Clinic n° 02 du 01/02/2019

 

Parodontie

Philippe BIDAULT*   Dominique GLEZ**  


*Exercice en parodontologie-implantologie
**Paris
***Exercice en parodontologie-implantologie
****Rennes

Choisir les bons instruments pour le débridement de la poche parodontale peut rendre cette étape plus simple et plus accessible tout en optimisant les résultats cliniques. L'utilisation de micro-inserts piézoélectriques permet de s'affranchir des contraintes du surfaçage conventionnel avec des curettes manuelles en privilégiant un travail moins invasif.

La prise en charge parodontale initiale repose en partie sur l'élimination mécanique des dépôts durs et mous supra et...


Choisir les bons instruments pour le débridement de la poche parodontale peut rendre cette étape plus simple et plus accessible tout en optimisant les résultats cliniques. L'utilisation de micro-inserts piézoélectriques permet de s'affranchir des contraintes du surfaçage conventionnel avec des curettes manuelles en privilégiant un travail moins invasif.

La prise en charge parodontale initiale repose en partie sur l'élimination mécanique des dépôts durs et mous supra et sous-gingivaux. C'est ce qu'on appelle le détartrage-surfaçage ou le débridement de la poche. Différentes techniques ont été décrites en termes de nombre de rendez-vous, d'approche (par quadrant, par désinfection globale ou assainissement progressif) et d'instrumentation (curettes et/ou inserts soniques ou ultrasoniques). De ce large éventail de possibilités peut naître une certaine confusion ou un sentiment de complexité limitant éventuellement la bonne réalisation de cette étape essentielle. Or, l'évolution des connaissances et les progrès techniques permettent aujourd'hui d'appréhender de façon plus simple et plus rationnelle la problématique du débridement. Dans cet article, nous ne traiterons que la question du choix des instruments : curettes ou inserts ou les deux ?

Critères de choix de l'instrumentation parodontale

Le choix de l'instrumentation pour l'assainissement parodontal initial repose sur les observations suivantes.

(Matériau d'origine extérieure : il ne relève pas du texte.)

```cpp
static bool f32_fast_epilogue(const GemmArgs& g) {
    const int64_t lim = (int64_t)1 << 31;
    const bool has_res = g.residual != nullptr;
    const bool wide = (g.ldc % 4 == 0) && (g.N % 4 == 0) && ((reinterpret_cast<uintptr_t>(g.C) & 15) == 0) &&
                      (g.batch == 1 || g.strideC % 4 == 0) &&
                      (!has_res || ((g.ldr % 4 == 0) && ((reinterpret_cast<uintptr_t>(g.residual) & 15) == 0)));
    return F32_FAST_EPILOGUE && wide && !(g.bias && g.bias_along_m) && (g.N % BN == 0) && g.act != ACT_SIGMOID &&
           (int64_t)g.M * g.ldc * 4 < lim && (!has_res || (int64_t)g.M * g.ldr * 4 < lim);
}

bool launch_gemm_f32(const GemmArgs& g, hipStream_t s, int forced_tm) {
    if (g.M <= 0 || g.N <= 0 || g.batch <= 0) return true;
    if (g.K <= 0 || g.K % F_BK) return false;
    const int64_t lim = (int64_t)1 << 31;
    if ((((int64_t)g.M + 128) * g.lda + g.K) * 4 >= lim || (((int64_t)g.N + 128) * g.ldb + g.K) * 4 >= lim) return false;
    if (g.b_frag32 && (g.N % 32 || g.K % 16 || g.batch != 1 || ((int64_t)g.N * g.K * 4 >= lim))) return false;
    if ((g.lda % 4) || (!g.b_frag32 && (g.ldb % 4)) || (reinterpret_cast<uintptr_t>(g.A) & 15) || (reinterpret_cast<uintptr_t>(g.B) & 15)) return false;
    constexpr int NCU = 256;
    F32Plan p;
    p.u = (g.M + 31) / 32;
    p.tiles_n = (g.N + BN - 1) / BN;
    p.ncu = NCU;
    p.max_tm = (forced_tm >= 1 && forced_tm <= 4) ? forced_tm : 4;
    p.U = (int64_t)p.u * p.tiles_n * g.batch;
#if F32_TOOLS
    p.dbg = g.narrow_epilogue == 77 ? reinterpret_cast<unsigned long long*>(g.range_flag) : nullptr;
#endif
    const bool fast = f32_fast_epilogue(g);
    void (*kern)(GemmArgs, F32Plan) = g.b_frag32 ? (fast ? gemm_f32_kernel<true, true> : gemm_f32_kernel<true, false>)
                                                 : (fast ? gemm_f32_kernel<false, true> : gemm_f32_kernel<false, false>);
    hipLaunchKernelGGL(kern, dim3(4 * NCU), dim3(256), 0, s, g, p);
    return true;
}


__global__ void f32_fragments_kernel(const float* __restrict__ src, int64_t ld_src, float* __restrict__ dst, int N, int K) {
    const int64_t idx = (int64_t)blockIdx.x * blockDim.x + threadIdx.x;
    const int64_t total = (int64_t)(N / 32) * (K / 8) * 64;
    if (idx >= total) return;
    const int lane = (int)(idx & 63);
    const int64_t t = idx >> 6;
    const int kc = (int)(t % (K / 8)), j = (int)(t / (K / 8));
    const float* p = src + (int64_t)(32 * j + (lane & 31)) * ld_src + 8 * kc + 4 * (lane >> 5);
    reinterpret_cast<float4*>(dst)[idx] = make_float4(p[0], p[1], p[2], p[3]);
}
void launch_f32_fragments(const float* src, int64_t ld_src, float* dst, int N, int K, hipStream_t s) {
    const int64_t total = (int64_t)(N / 32) * (K / 8) * 64;
    if (total <= 0) return;
    hipLaunchKernelGGL(f32_fragments_kernel, dim3((unsigned)((total + 255) / 256)), dim3(256), 0, s, src, ld_src, dst, N, K);
}

}
```

Measured before the change: 7364.

## Add wide 256-column f32 MFMA GEMM tile kernel with A-ahead double buffering

Adds a new f32 GEMM kernel that computes 256-column output tiles per block, with four waves each owning 64 columns. It reads pre-fragmented weights straight from global memory into registers and double-buffers A in LDS, prefetching the next-next A chunk. The kernel is picked automatically for b_frag32 GEMMs with a fast epilogue when M is below a threshold and the wide grid needs at most half as many block rounds as the narrow one. Wider tiles reuse each A load across more columns, at the cost of more accumulator registers (2 blocks per CU) and coarser load balance. New tune layouts 17/18/21-24 and relaxed K checks are exposed in the host API.

```diff
diff --git a/notsofar1-challenge_amd/csrc/api_core.hip b/notsofar1-challenge_amd/csrc/api_core.hip
--- a/notsofar1-challenge_amd/csrc/api_core.hip
+++ b/notsofar1-challenge_amd/csrc/api_core.hip
@@ -203,7 +203,7 @@
     if (!g.split_in && !g.layout && h->tune[CSS_TUNE_F32_GEMM]) {
         GemmArgs q = g;
         const int t = h->tune[CSS_TUNE_F32_GEMM];
-        q.layout = t == 1 ? 2 : (t == 6 ? 1 : 10 + std::min(t - 1, 4));
+        q.layout = t == 1 ? 2 : (t == 6 ? 1 : (t == 7 ? 17 : (t == 8 ? 18 : 10 + std::min(t - 1, 4))));
         launch_gemm(q, st);
         return;
     }
@@ -658,7 +658,12 @@
     const int64_t cap = (int64_t)1 << 28;
     const int M = d->M, N = d->N, K = d->K, batch = d->batch, kernel = d->kernel;
     if (kernel < 0 || kernel > 2) return bad("kernel must be 0 (split, weights direct), 1 (split, LDS staged) or 2 (exact float32)");
-    if (M < 1 || N < 1 || batch < 1 || K < 32 || K % 32 || M > (1 << 22) || N > (1 << 22) || K > (1 << 16) || batch > 1024)
+    const bool f32_only = kernel == 2 && (d->layout == 17 || d->layout == 18 || (d->layout >= 21 && d->layout <= 24));
+    const int64_t f32_lim = (int64_t)1 << 29;
+    const bool f32_takes = d->a_off % 4 == 0 && d->lda > 0 && d->ldb > 0 && d->lda < f32_lim && d->ldb < f32_lim && M > 0 && N > 0 && K > 0 &&
+                           ((int64_t)M + 128) * d->lda + K < f32_lim && ((int64_t)N + 128) * d->ldb + K < f32_lim;
+    const int kstep = f32_only && f32_takes ? 16 : 32;
+    if (M < 1 || N < 1 || batch < 1 || K < kstep || K % kstep || M > (1 << 22) || N > (1 << 22) || K > (1 << 16) || batch > 1024)
         return bad("M, N, batch >= 1 and K a multiple of 32");
     if (d->lda < K || d->ldb < K || d->lda % 4 || d->ldb % 4 || d->lda > cap || d->ldb > cap) return bad("lda, ldb: multiples of 4, at least K");
     if (d->act < ACT_NONE || d->act > ACT_SIGMOID) return bad("act must be 0, 1 or 2");
@@ -689,7 +694,7 @@
     if (d->b_frag32 && (kernel != 2 || batch != 1 || N % 32)) return bad("b_frag32: kernel 2, batch 1, N a multiple of 32");
     const int lay = d->layout, tile = d->tile_rows;
     const bool lay_ok = kernel == 0 ? lay == 0
-                                    : (lay == 0 || lay == 8 || lay == 4 || lay == 64 || (kernel == 2 && (lay == 1 || lay == 2 || (lay >= 11 && lay <= 14))));
+                                    : (lay == 0 || lay == 8 || lay == 4 || lay == 64 || (kernel == 2 && (lay == 1 || lay == 2 || (lay >= 11 && lay <= 14) || lay == 17 || lay == 18 || (lay >= 21 && lay <= 24))));
     const bool tile_ok = kernel == 0 ? (tile == 0 || tile == 32 || tile == 64 || tile == 96 || tile == 128 || tile == 4 || tile == 65) : tile == 0;
     if (!lay_ok || !tile_ok) return bad("layout / tile_rows: not a tile layout of this kernel");
 
diff --git a/notsofar1-challenge_amd/csrc/gemm.hip b/notsofar1-challenge_amd/csrc/gemm.hip
--- a/notsofar1-challenge_amd/csrc/gemm.hip
+++ b/notsofar1-challenge_amd/csrc/gemm.hip
@@ -143,8 +143,8 @@
     if (g_in.split_in) return g_in.b_tiled ? launch_gemm_split_wd(g_in, s) : launch_gemm_split(g_in, s);
     GemmArgs g = g_in;
     int forced = g.layout;
-    if (forced == 0 || forced == 1 || (forced >= 11 && forced <= 14)) {
-        if (launch_gemm_f32(g, s, forced >= 11 ? forced - 10 : 0)) return;
+    if (forced == 0 || forced == 1 || (forced >= 11 && forced <= 14) || forced == 17 || forced == 18 || (forced >= 21 && forced <= 24)) {
+        if (launch_gemm_f32(g, s, forced >= 21 ? forced - 20 : (forced >= 11 && forced <= 14) ? forced - 10 : 0)) return;
         forced = 0;
     }
     if (g.b_frag32) {
diff --git a/notsofar1-challenge_amd/csrc/gemm_f32.hip b/notsofar1-challenge_amd/csrc/gemm_f32.hip
--- a/notsofar1-challenge_amd/csrc/gemm_f32.hip
+++ b/notsofar1-challenge_amd/csrc/gemm_f32.hip
@@ -391,6 +391,225 @@
 #undef F32_EPILOGUE_PROBE
 }
 
+constexpr int W_BN = 256;
+constexpr int W_BUF = 128 * F_LD;
+#ifndef F32W_AHEAD
+#define F32W_AHEAD 1
+#endif
+
+template <int TM>
+__device__ __forceinline__ void f32w_tile(const GemmArgs& g, const float* __restrict__ A, const float* __restrict__ B,
+                                          float* __restrict__ C, const int m0, const int n0, float* __restrict__ lds) {
+    const int tid = threadIdx.x, lane = tid & 63, w = tid >> 6, c = lane & 31, h = lane >> 5;
+    const int M = g.M, N = g.N;
+    constexpr int BM = 32 * TM;
+    constexpr int NPA = (BM + 63) / 64;
+    constexpr int NLD = NPA + 4;
+    const int srow = tid >> 2, sk = (tid & 3) * 4;
+    const int64_t extA = (int64_t)(M - 1) * g.lda + (g.lda > g.K ? g.lda : g.K);
+    const __amdgpu_buffer_rsrc_t rsA = __builtin_amdgcn_make_buffer_rsrc(const_cast<float*>(A), 0, (int)(extA * 4), 0x00020000);
+    const __amdgpu_buffer_rsrc_t rsB = __builtin_amdgcn_make_buffer_rsrc(const_cast<float*>(B), 0, (int)((int64_t)N * g.K * 4), 0x00020000);
+    const int voA = (int)(((int64_t)(m0 + srow) * g.lda + sk) * 4);
+    const int passA = (int)(64 * g.lda * 4);
+    const bool a1_on = (BM % 64 == 0) || srow < BM % 64;
+    const int vw = (int)((((int64_t)(n0 / 32 + 2 * w) * (g.K / 8)) * 64 + lane) * 16);
+    const int tstep = (g.K / 8) * 1024;
+    f32x4 ra[NPA], wc[2][2], wn[2][2];
+#if F32W_AHEAD
+    f32x4 ra2[NPA];
+#endif
+    const int nk = g.K / F_BK;
+    auto load_a = [&](f32x4 (&r)[NPA], int k0, int i) {
+        if (i + 1 < NPA || a1_on) r[i] = __builtin_bit_cast(f32x4, __builtin_amdgcn_raw_buffer_load_b128(rsA, voA, k0 * 4 + i * passA, 0));
+    };
+    auto load_w = [&](int k0, int q) {
+        wn[q >> 1][q & 1] = __builtin_bit_cast(f32x4, __builtin_amdgcn_raw_buffer_load_b128(rsB, vw, (k0 / 8 + (q & 1)) * 1024 + (q >> 1) * tstep, 0));
+    };
+    auto store_a = [&](const f32x4 (&r)[NPA], int buf) {
+        float* as_ = lds + buf * W_BUF + srow * F_LD + sk;
+#pragma unroll
+        for (int i = 0; i < NPA; ++i) {
+            if (i + 1 < NPA || a1_on) *reinterpret_cast<f32x4*>(as_ + i * 64 * F_LD) = r[i];
+        }
+    };
+    f32x16 acc[TM][2];
+#pragma unroll
+    for (int i = 0; i < TM; ++i) { acc[i][0] = f32x16{0}; acc[i][1] = f32x16{0}; }
+#if F32_PROBE
+    const unsigned long long t_in_ = (w == 0) ? __builtin_readcyclecounter() : 0;
+#endif
+#pragma unroll
+    for (int i = 0; i < NPA; ++i) load_a(ra, 0, i);
+#pragma unroll
+    for (int q = 0; q < 4; ++q) load_w(0, q);
+#if F32W_AHEAD
+    if (nk > 1) {
+#pragma unroll
+        for (int i = 0; i < NPA; ++i) load_a(ra2, F_BK, i);
+    }
+#endif
+    store_a(ra, 0);
+#pragma unroll
+    for (int q = 0; q < 4; ++q) wc[q >> 1][q & 1] = wn[q >> 1][q & 1];
+    __syncthreads();
+    const int aoff = c * F_LD + 4 * h;
+
+    const float* __restrict__ bias = g.bias;
+    const float* __restrict__ res = g.residual;
+    const int act = g.act;
+    const bool has_res = res != nullptr;
+    const unsigned ldc = (unsigned)g.ldc, ldr = (unsigned)g.ldr;
+    const float alpha = g.alpha;
+    const __amdgpu_buffer_rsrc_t rsR = __builtin_amdgcn_make_buffer_rsrc(const_cast<float*>(res), 0, has_res ? (int)((unsigned)M * ldr * 4u) : 0, 0x00020000);
+    f32x4 rv[2][4];
+    auto prefetch_fast = [&](int s, int slot, int lane_) {
+        const int vo_ = (int)(((unsigned)(m0 + (lane_ >> 3)) * ldr + n0 + 64 * w + 32 * (s & 1) + (lane_ & 7) * 4) * 4u);
+#pragma unroll
+        for (int j = 0; j < 4; ++j)
+            rv[slot][j] = __builtin_bit_cast(f32x4, __builtin_amdgcn_raw_buffer_load_b128(rsR, vo_, (int)((unsigned)(32 * (s >> 1) + 8 * j) * ldr * 4u), 0));
+    };
+
+    auto compute = [&](int buf, int k0n, auto ahead_c) {
+        constexpr bool a_ahead = decltype(ahead_c)::value;
+        const float* as = lds + buf * W_BUF + aoff;
+#pragma unroll
+        for (int ch = 0; ch < 2; ++ch) {
+            f32x4 a[TM];
+#pragma unroll
+            for (int i = 0; i < TM; ++i) a[i] = *reinterpret_cast<const f32x4*>(as + i * 32 * F_LD + 8 * ch);
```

• L'inflammation clinique apparaît en réponse à l'accumulation de biofilm bactérien [1], c'est-à-dire à un dépôt mou faiblement adhérent à la surface radiculaire. Ce biofilm et ses produits ne pénètrent pas en profondeur le cément [2, 3]. Donc, l'objectif du débridement est non pas d'éliminer du cément infecté ou chargé en toxines mais de désorganiser le biofilm bactérien déposé sur le cément.

• Les tissus gingivaux sont inflammatoires et la poche parodontale est un espace étroit, profond et, suivant la position de la dent ou sa morphologie, certains sites sont difficiles d'accès (fig. 1). L'instrumentation utilisée doit ainsi permettre un débridement du biofilm sur toute la surface dentaire de la poche parodontale sans agresser les tissus gingivaux.

• Après débridement, la cicatrisation des tissus est directement liée aux éléments constitutifs (cellules et vaisseaux sanguins) de ces mêmes tissus. Aucune dilacération de la paroi molle de la poche parodontale (gencive) ne doit être effectuée.

En conséquence, pour être cohérent avec ces observations, nous devons privilégier :

– une technique et des instruments peu invasifs ;

– des instruments adaptés en taille, en courbure et en longueur ;

– une approche biologique et donc progressive, c'est-à-dire qui respecte les tissus et la résolution progressive de l'inflammation.

Faut-il continuer de surfacer avec des curettes manuelles [4-6] ?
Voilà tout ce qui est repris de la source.